Und welche Uhrzeit am 9.10.?

Gibts dabei auch Teilnehmer aus dem Raum Dortmund?

Gruß 
RSH-Rainer


----------



## Morymmus (10 September 2015)

Zählt Gummersbach zum "Großraum Dortmund" ? [emoji6] 

gesendet von meinem Moto G mit Tapatalk


----------



## marlob (10 September 2015)

RSH-Rainer schrieb:


> Und welche Uhrzeit am 9.10.?
> 
> Gibts dabei auch Teilnehmer aus dem Raum Dortmund?
> 
> ...



Haben den Tisch ab 19 Uhr reserviert. Und ich denke so ab halb acht Essen bestellen.


----------



## waldy (19 September 2015)

Hallo,
die Frage,
wird Markus auch da erscheinen?
gruß waldy


----------



## hucki (19 September 2015)

waldy schrieb:


> wird Markus auch da erscheinen?


Mindestens einer:





marlob schrieb:


> *Teilnehmer:*
> Marlob


----------



## HaraJangBerlin (20 September 2015)

Hallo gibt es in Berlin auch einen Stammtisch? Danke


----------



## marlob (21 September 2015)

HaraJangBerlin schrieb:


> Hallo gibt es in Berlin auch einen Stammtisch? Danke


In Berlin kenn ich keinen. In Dresden ab und zu mal.
Von Berlin ist es ja auch nicht weit nach Bielefeld. Darfst also gerne vorbei kommen!


----------



## Lipperlandstern (1 Oktober 2015)

Sind jetzt die, die für den 9.10. gestimmt haben auch alle mit dabei ?


----------



## marlob (1 Oktober 2015)

Ich bin dabei

Gesendet von meinem XT1068 mit Tapatalk


----------



## hapr (1 Oktober 2015)

War eigentlich so geplant.

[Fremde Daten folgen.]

+        if (top > lane) {
+          Spin sp;
+          if (force) sp.lim = 0;
+          if (!dn)
+            while (((vn = __hip_atomic_load(&lb[q], __ATOMIC_RELAXED, __HIP_MEMORY_SCOPE_AGENT)) >> 40) != epoch ||
+                   force)
+              if (!sp.go(misc, 10)) { vn = 0; break; }
+          if (!de)
+            while (((ve = __hip_atomic_load(&lbe[q], __ATOMIC_RELAXED, __HIP_MEMORY_SCOPE_AGENT)) >> 40) != epoch ||
+                   force)
+              if (!sp.go(misc, 11)) { ve = 0; break; }
+        }
+        auto step = [&](uint64_t v, bool& done, uint64_t& acc) {
+          if (done) return;
+          const uint64_t inc = __ballot(top > lane && ((v >> 38) & 3u) == kLbInc);
+          const uint32_t stop = inc ? (uint32_t)__builtin_ctzll(inc) : 64u;
+          uint64_t c = (lane <= stop && top > lane) ? (v & kLbMask) : 0ull;
+#pragma unroll
+          for (int d = 32; d >= 1; d >>= 1) c += (uint64_t)__shfl_xor((long long)c, d, 64);
+          acc += c;
+          done = inc != 0;
+        };
+        step(vn, dn, excl);
+        step(ve, de, excl_e);
+        top = top > 64 ? top - 64 : 0;
+      }
+      if (lane == 0 && wg != 0) {
+        __hip_atomic_store(&lb[wg], tag | (kLbInc << 38) | ((excl + tot) & kLbMask), __ATOMIC_RELAXED,
+                           __HIP_MEMORY_SCOPE_AGENT);
+        __hip_atomic_store(&lbe[wg], tag | (kLbInc << 38) | ((excl_e + tot_e) & kLbMask), __ATOMIC_RELAXED,
+                           __HIP_MEMORY_SCOPE_AGENT);
+      }
+    }
+    s_g0[lane] = excl + incl - n;
+  } else if (!(ABL & 2)) {
+    if (wv <= kChkWaves) {
+      constexpr uint32_t kWb = 16;
+      static_assert(kHold % kWb == 0, "held-header batches stay inside s_hold");
+      for (uint32_t k0 = kWb * (wv - 1u); k0 < nh; k0 += kWb * kChkWaves) {
+        uint32_t ic[kWb];
+#pragma unroll
+        for (uint32_t q = 0; q < kWb; ++q) ic[q] = initc[k0 + q < nh ? s_hold[k0 + q][1][lane] >> 16 : 0u];
+#pragma unroll
+        for (uint32_t q = 0; q < kWb; ++q)
+          if (k0 + q < nh) s_hold[k0 + q][0][lane] = check_word(s_hold[k0 + q][0][lane], ic[q]);
+      }
+    }
+    if (wv == kBndWave) {
+      const WavePart wp(class_weights(xw), L, nwaves);
+      w_lo = wp.first_at(rel0);
+      for (; bnd_done < (uint32_t)kBoundHeld; ++bnd_done) {
+        uint32_t e = 0;
+        const uint32_t r = resolve(wp, w_lo + 64u * bnd_done + lane, e);
+        if (__ballot(r != 0u) == 0ull) { bnd_done |= 0x100u; break; }
+        s_bnd[64u * bnd_done + lane] = (uint16_t)(r == 1u ? e : 0xffffu);
+      }
+    }
+  }
   const uint64_t tc2 = (ABL & 16) ? __builtin_amdgcn_s_memtime() : 0;
-  if ((ABL & 32) && lane == 0) lbe[4 * wg + 2] = wall_clock64();
+  if ((ABL & 32) && threadIdx.x == 0) lbe[4 * wg + 2] = wall_clock64();
+  __syncthreads();
   if (b < nblocks && !(ABL & 2)) {
-    fbase[b] = (uint32_t)(g0 < 0xffffffffull ? g0 : 0xffffffffull);
-    const uint64_t r0 = excl_e + incl_e - ne;
-    rbase[b] = (uint32_t)(r0 < 0xffffffffull ? r0 : 0xffffffffull);
-    bsum[b] = make_uint2(tacc | (tnz << 16), tst | (ne ? kSumHasE : 0u));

Sieht jetzt aber so aus, dass ich an dem Tag erst aus Asien wieder zurück komme. Kann also sein, dass ich dieses Jahr wieder nicht dabei sein kann.


----------



## Larry Laffer (1 Oktober 2015)

Ich freue mich auch schon auf ein Wiedersehen mit euch ... 8)


----------



## Morymmus (1 Oktober 2015)

Nach aktuellen Prognosen bin ich dabei - vorausgesetzt keinem unserer Kunden sitzt an dem Tag ein Bit quer ;-)

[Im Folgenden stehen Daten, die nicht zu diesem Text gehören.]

# 0xPolygonZero/proof-protocol-decoder

Hardware: AMD Instinct MI355X
Metric: txn-proofs/sec (whole node), 256-txn synthetic block (higher is better)
Workload: dtype u64 (Goldilocks field)

## Files before the change

### include/bpg.h

```cpp
#ifndef BPG_H
#define BPG_H
#include <stddef.h>
#include <stdint.h>

#ifdef __cplusplus
extern "C" {
#endif

typedef enum {
  BP_OK = 0,
  BP_ERR_ABORTED = -1,
  BP_ERR_INVALID_INPUT = -2,
  BP_ERR_RANGE = -3,
  BP_ERR_DEVICE = -4,
  BP_ERR_VERIFY = -5,
  BP_ERR_UNSUPPORTED = -6
} bp_status;

const char* bp_last_error(void);
const char* bp_version(void);
int bp_device_count(void);
int bp_use_blocking_sync(int device);
int bp_host_wait_mode(int device);

// ... 61 lines not shown
  uint32_t first_index, count;
  uint32_t kind;
  uint32_t degree;
} bp_air_family;
typedef struct bp_air_desc {
  uint32_t air_id;
  char name[24];
  uint32_t fixed_n_cols;
  uint32_t n_const_max;
  uint32_t degree;
  uint32_t n_cols, n_aux;
  uint32_t n_air_constraints, n_ctl_constraints;
  uint32_t n_units;
  uint32_t n_families;
  bp_air_family families[24];
} bp_air_desc;
uint32_t bp_air_count(void);
int bp_air_describe(uint32_t air_id, uint32_t n_cols, uint32_t n_const, uint32_t deg_pow, bp_air_desc* out);

int bp_air_register(const uint64_t* program, size_t n_words, uint32_t* air_id_out);
int bp_air_unregister(uint32_t air_id);
int bp_air_program_digest(uint32_t air_id, uint8_t out[32]);

uint64_t bp_quotient_scratch_words(uint32_t air_id, const struct bp_stark_cfg* shape);
int bp_quotient_eval(uint32_t air_id, const struct bp_stark_cfg* shape, const uint64_t* d_trace_lde,
                     const uint64_t* d_aux_lde, const uint64_t* d_const_lde, const uint64_t ctl[4],
                     const uint64_t alphas[2], uint64_t* d_scratch, uint64_t* d_qvals_out, void* stream);

int bp_air_port_products(uint32_t air_id, const struct bp_stark_cfg* shape, const uint64_t* d_trace, uint64_t stride,
                         const uint64_t* d_consts, const uint64_t pub[4], const uint64_t ctl[4], uint64_t* d_aux_out, void* stream);

int bp_range_multiplicities(const uint64_t* d_values, uint64_t stride, uint32_t n_cols, uint64_t n_rows, const uint64_t* d_filter,
                            uint32_t log_range, uint64_t* d_mult, uint64_t* first_bad, void* stream);
void bp_tune_range_lds_log(int log_range);

int bp_debug_air_aux(uint32_t air_id, const struct bp_stark_cfg* shape, const uint64_t* d_trace, const uint64_t ctl[4],
                     uint64_t* d_aux_out, void* stream);

typedef struct bp_air_violation {
  uint32_t row, constraint, family, kind;
  uint64_t value;
} bp_air_violation;
int bp_air_check_trace(uint32_t air_id, const struct bp_stark_cfg* shape, const uint64_t* d_trace, uint64_t stride,
                       const uint64_t* d_consts, const uint64_t pub[4], uint32_t max_rows, uint64_t* n_violated_rows,
                       uint32_t* rows_out, bp_air_violation* viol_out, uint32_t max_viol, uint32_t* n_viol, void* stream);
int bp_air_check_trace_host(uint32_t air_id, const struct bp_stark_cfg* shape, const uint64_t* trace, uint64_t stride,
                            const uint64_t* consts, const uint64_t pub[4], uint32_t max_rows, uint64_t* n_violated_rows,
                            uint32_t* rows_out, bp_air_violation* viol_out, uint32_t max_viol, uint32_t* n_viol);

int bp_keccak_trace(const uint64_t* d_inputs, uint64_t seed, uint32_t log_n, uint64_t* d_trace_out, void* stream);
int bp_logic_trace(const uint64_t* d_inputs, uint64_t seed, uint32_t log_n, uint64_t* d_trace_out, void* stream);
int bp_memory_trace(const uint64_t* d_inputs, uint64_t seed, uint32_t log_n, uint64_t* d_trace_out, void* stream);
int bp_arithmetic_trace(const uint64_t* d_inputs, uint64_t seed, uint32_t log_n, uint64_t* d_trace_out, void* stream);
int bp_byte_packing_trace(const uint64_t* d_inputs, uint64_t seed, uint32_t log_n, uint64_t* d_trace_out, void* stream);
int bp_keccak_sponge_trace(const uint64_t* d_inputs, uint64_t seed, uint32_t log_n, uint64_t* d_trace_out, void* stream);
int bp_arithmetic_mul_trace(const uint64_t* d_inputs, uint64_t seed, uint32_t log_n, uint64_t* d_trace_out, void* stream);
int bp_arithmetic_div_trace(const uint64_t* d_inputs, uint32_t log_n, uint64_t* d_trace_out, void* stream);
int bp_arithmetic_div_layout(uint32_t* out, size_t n_words);
int bp_arithmetic_mod_trace(const uint64_t* d_inputs, uint32_t log_n, uint64_t* d_trace_out, void* stream);
int bp_arithmetic_mod_layout(uint32_t* out, size_t n_words);
int bp_arithmetic_shift_trace(const uint64_t* d_inputs, uint32_t log_n, uint64_t* d_trace_out, void* stream);
int bp_arithmetic_shift_layout(uint32_t* out, size_t n_words);
int bp_arithmetic_sdiv_trace(const uint64_t* d_inputs, uint32_t log_n, uint64_t* d_trace_out, void* stream);
int bp_arithmetic_sdiv_layout(uint32_t* out, size_t n_words);
int bp_arithmetic_exp_trace(const uint64_t* d_ops, uint32_t n_ops, const uint32_t* d_starts, uint32_t log_n, uint64_t* d_trace_out,
                            void* stream);
int bp_arithmetic_exp_layout(uint32_t* out, size_t n_words);

typedef struct bp_plonk_layout {
  uint32_t pi_len, n_paths, path_depth, path_pi0;
  uint32_t leaf_len;
} bp_plonk_layout;
int bp_plonk_constants(uint64_t seed, uint32_t log_n, const bp_plonk_layout* layout, uint64_t* d_consts_out, void* stream);
int bp_plonk_trace(const uint64_t* d_consts, uint64_t seed, const uint64_t* pi, const bp_plonk_layout* layout, const uint64_t* paths,
                   uint32_t log_n, uint64_t* d_trace_out, void* stream);

int bp_fri_fold(const uint64_t* d_values, uint32_t log_nl, uint32_t rate_bits, uint32_t arity_bits, uint64_t shift,
                const uint64_t beta[2], uint64_t* d_out, void* stream);

int bp_openings(const uint64_t* d_coeffs, uint64_t stride, uint32_t log_n, uint32_t n_cols, const uint64_t z0[2],
                const uint64_t z1[2], uint64_t* d_pw_scratch, uint64_t* d_out, void* stream);

int bp_pow_grind(const uint64_t state[12], uint32_t pos, uint32_t bits, uint64_t* nonce_out, void* stream);
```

gesendet von meinem Moto G mit Tapatalk


----------



## PN/DP (1 Oktober 2015)

Im Moment sieht es so aus, daß ich auch wieder dabei bin.

Harald


----------



## Sven Rothenpieler (1 Oktober 2015)

Moin zusammen,
ich muss leider absagen, da an diesem Tag vermutlich die Pinkelparty von meinem Schwager ist, sofern das Baby pünktlich ist. Wünsche euch aber viel Spaß!
LG aus Verl


----------



## Lipperlandstern (2 Oktober 2015)

Ich zähle grade 4 zusagen. Mit mir (noch etwas unsicher : 5) .... Tisch ist erstmal für 10 reserviert. Ich denke, das sollte reichen


----------



## Larry Laffer (2 Oktober 2015)

OH - OH ...
Da sind doch eigentlich 12 Klicks ... mal schauen was noch so kommt ...


----------



## rostiger Nagel (2 Oktober 2015)

Larry Laffer schrieb:


> OH - OH ...
> Da sind doch eigentlich 12 Klicks ... mal schauen was noch so kommt ...


Dann klick ich jetzt auch mal ...


----------



## Voxe (3 Oktober 2015)

Hallo, Ich werde wohl auch erscheinen.

wie war das noch mit der Hotelempfehlung ???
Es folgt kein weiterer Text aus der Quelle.